In [None]:
### At this point the ./src/main.py file needs to be executed with the preprocessed data. In the original training, Azure ML Studio was used to train the model. If you use another cloud computing service, you will need to adapt the code to your needs.

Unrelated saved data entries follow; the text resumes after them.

int launch_batch_body(kvsep_crc32c_ctx* c, Scratch& sc, hipStream_t s, bool capturing, PiecesArgs& a,
                      const void* base, const uint64_t* off, const uint64_t* len, const uint32_t* init,
                      const uint32_t* expect, uint32_t* out, uint64_t* first_bad, uint64_t* nbad, uint64_t count,
                      uint64_t total_bytes, uint64_t max_len) {
  const route::Route route = route_of(c, count, total_bytes, max_len);
  const bool planned = route.planned;
  a.base = static_cast<const uint8_t*>(base);
  a.off = off;
  a.len = len;
  a.init = init;
  a.out = out;
  a.count = count;
  a.piece_bytes = route.piece.bytes;
  a.zpiece = !planned ? nullptr : route.piece.table < 0 ? &c->d_tabs->zpiece[0][0] : &c->d_tabs->zsmall[route.piece.table][0][0];
  a.tabs = c->d_tabs;
  if (expect) {
    if (!first_bad || !nbad) {
      first_bad = reinterpret_cast<uint64_t*>(sc.verify.p);
      nbad = reinterpret_cast<uint64_t*>(sc.verify.p + 1);
    }
    if (count == 0) {
      start_words_kernel<<<1, 64, 0, s>>>(nullptr, reinterpret_cast<unsigned long long*>(first_bad),
                                          reinterpret_cast<unsigned long long*>(nbad));
      KVSEP_HIP(hipGetLastError());
    }
  }
  a.expect = expect;
  a.first_bad = reinterpret_cast<unsigned long long*>(first_bad);
  a.nbad = reinterpret_cast<unsigned long long*>(nbad);
  if (count == 0) return KVSEP_OK;
  const bool dyn = route.dyn;
  a.static_contig = c->static_contig;
  a.guided_div = 0;
  a.guided_cap = 0;
  if (dyn) {
    int rc = ensure_counter(sc, capturing);
    if (rc) return rc;
    a.work_counter = sc.counter.p;
  }
  if (planned) {
    int rc = ensure_plan(sc, count, route.pieces_needed, capturing);
    if (rc) return rc;
    a.pstart = sc.plan_blocks.q;
    a.pblk = sc.plan_pieces.p;
    a.partial = sc.plan_pieces.q;
    a.max_pieces = sc.plan_pieces.cap;
    const unsigned nb = unsigned((count + 255) / 256);
    crc32c_plan_count_kernel<<<nb, 256, 0, s>>>(len, count, a.piece_bytes, sc.plan_blocks.p, sc.plan_blocks.q,
                                                dyn ? sc.counter.p : nullptr);
    KVSEP_HIP(hipGetLastError());
    size_t tb = sc.scan_tmp.cap;
    KVSEP_HIP(hipcub::DeviceScan::InclusiveSum(sc.scan_tmp.p, tb, sc.plan_blocks.p, sc.plan_blocks.q + 1, int(count), s));
    crc32c_plan_expand_kernel<<<nb, 256, 0, s>>>(sc.plan_blocks.q, count, sc.plan_pieces.cap, sc.plan_pieces.p);
    KVSEP_HIP(hipGetLastError());
  } else {
    a.max_pieces = count;
    if (dyn) {
      start_words_kernel<<<1, 64, 0, s>>>(sc.counter.p, nullptr, nullptr);
      KVSEP_HIP(hipGetLastError());
    }
  }
  const unsigned grid = unsigned(c->num_cus);
  hipEvent_t e0 = nullptr, e1 = nullptr;
  if (c->timing) {
    e0 = take_event(c);
    e1 = take_event(c);
    if (e0 && e1) KVSEP_HIP(hipEventRecord(e0, s));
  }
  a.hint = route.hint;
  if (route.form != route::Form::Wide) {
    KVSEP_HIP(diag_verify_words(route, s, a));
    if (!diag_launch_narrow(route, grid, s, a))
      launch_narrow(route, expect != nullptr, init != nullptr, grid, s, a);
  } else {
    launch_pieces(c, planned, dyn, expect != nullptr, grid, s, a);
  }
  KVSEP_HIP(hipGetLastError());
  if (c->inject_failure) {
    c->inject_failure = false;
    if (e0) c->ev_pool.push_back(e0);
    if (e1) c->ev_pool.push_back(e1);
    return set_err(KVSEP_EHIP, "injected failure after the CRC kernel (kvsep_crc32c_ctx_inject_failure)");
  }
  if (c->timing && e0 && e1) {
    KVSEP_HIP(hipEventRecord(e1, s));
    c->ev_pending.emplace_back(e0, e1);
  }
  const unsigned cgrid = route.combine_grid;
  if (planned) {
    a.vslot_base = grid;
    if (expect) crc32c_combine_kernel<true><<<cgrid, 256, 0, s>>>(a);
    else crc32c_combine_kernel<false><<<cgrid, 256, 0, s>>>(a);
    KVSEP_HIP(hipGetLastError());
  }
  if (expect && a.vslot) {
    verify_slots_reduce_kernel<<<1, 256, 0, s>>>(a.vslot, grid + cgrid,
                                                 reinterpret_cast<unsigned long long*>(first_bad),
                                                 reinterpret_cast<unsigned long long*>(nbad));
    KVSEP_HIP(hipGetLastError());
  }
  KVSEP_HIP(diag_verify_finish(route, s, a));
  return KVSEP_OK;
}
}

namespace kvsep {
int device_batch_locked(kvsep_crc32c_ctx* c, Scratch& sc, hipStream_t s, const void* base, const uint64_t* off,
// ... 44 lines not shown
  c->host_node = kvsep_device_numa_node(device);
  diag_env(c);
  int rc = upload_tables(c);
  if (rc) {
    delete c;
    return rc;
  }
  *out = c;
  return KVSEP_OK;
}

void kvsep_crc32c_ctx_destroy(kvsep_crc32c_ctx* c) {
  if (!c) return;
  DeviceGuard dg(c->device);
  hipDeviceSynchronize();
  free_scratch(c->sc);
  for (auto& k : c->caps) free_scratch(k->sc);
  hipFree(c->d_tabs);
  for (auto& p : c->ev_pending) { hipEventDestroy(p.first); hipEventDestroy(p.second); }
  for (auto e : c->ev_pool) hipEventDestroy(e);
  release_staging(c->staging);
  diag_forget(c);
  delete c;
}

int kvsep_crc32c_ctx_set_piece_bytes(kvsep_crc32c_ctx* c, uint64_t piece_bytes) {
  if (!c || piece_bytes < 1024 || piece_bytes % 1024) return set_err(KVSEP_EINVAL, "piece_bytes must be a multiple of 1 KiB");
  std::lock_guard<std::mutex> g(c->mu);
  for (auto& k : c->caps)
    if (k->held) return set_err(KVSEP_EINVAL, "set_piece_bytes with captured graphs held: kvsep_crc32c_release_captures first");
  DeviceGuard dg(c->device);
  KVSEP_HIP(dg.err);
  KVSEP_HIP(hipDeviceSynchronize());
  c->piece_bytes = piece_bytes;
  c->piece_auto = false;
  free_plan(c->sc);
  for (auto& sc : c->staging.scratch) free_plan(sc);
  for (auto& k : c->caps) free_plan(k->sc);
  return upload_tables(c);
}

int kvsep_crc32c_ctx_set_schedule(kvsep_crc32c_ctx* c, int dynamic) {
  if (!c) return set_err(KVSEP_EINVAL, "null ctx");
  std::lock_guard<std::mutex> g(c->mu);
  c->dynamic = dynamic < 0 ? -1 : (dynamic == 1 ? 1 : 0);
  c->static_contig = dynamic == 2 ? 0 : 1;
  return KVSEP_OK;
}

int kvsep_crc32c_ctx_set_kernel(kvsep_crc32c_ctx* c, int kernel) {
  if (!c || kernel < 0 || kernel > 8) return set_err(KVSEP_EINVAL, "kernel must be 0..8");
  std::lock_guard<std::mutex> g(c->mu);
  c->kernel = kernel;
  return KVSEP_OK;
}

from azure.ai.ml import MLClient
from azure.ai.ml import command, Input, Output
from azure.identity import DefaultAzureCredential
from azure.ai.ml.sweep import Choice, Uniform, MedianStoppingPolicy
from azureml.core import Workspace,Dataset, Datastore, Experiment
import os
import pandas as pd
import numpy as np

import sys
sys.path.append("../../../")

# Get a handle to the workspace
credential = DefaultAzureCredential()
from config import subscription_id, resource_group, workspace_name

ml_client = MLClient(
    credential=credential,
    subscription_id = subscription_id,
    resource_group_name = resource_group,
    workspace_name = workspace_name
)

workspace = Workspace(subscription_id, resource_group, workspace_name)
datastore = Datastore.get(workspace, "workspaceblobstore")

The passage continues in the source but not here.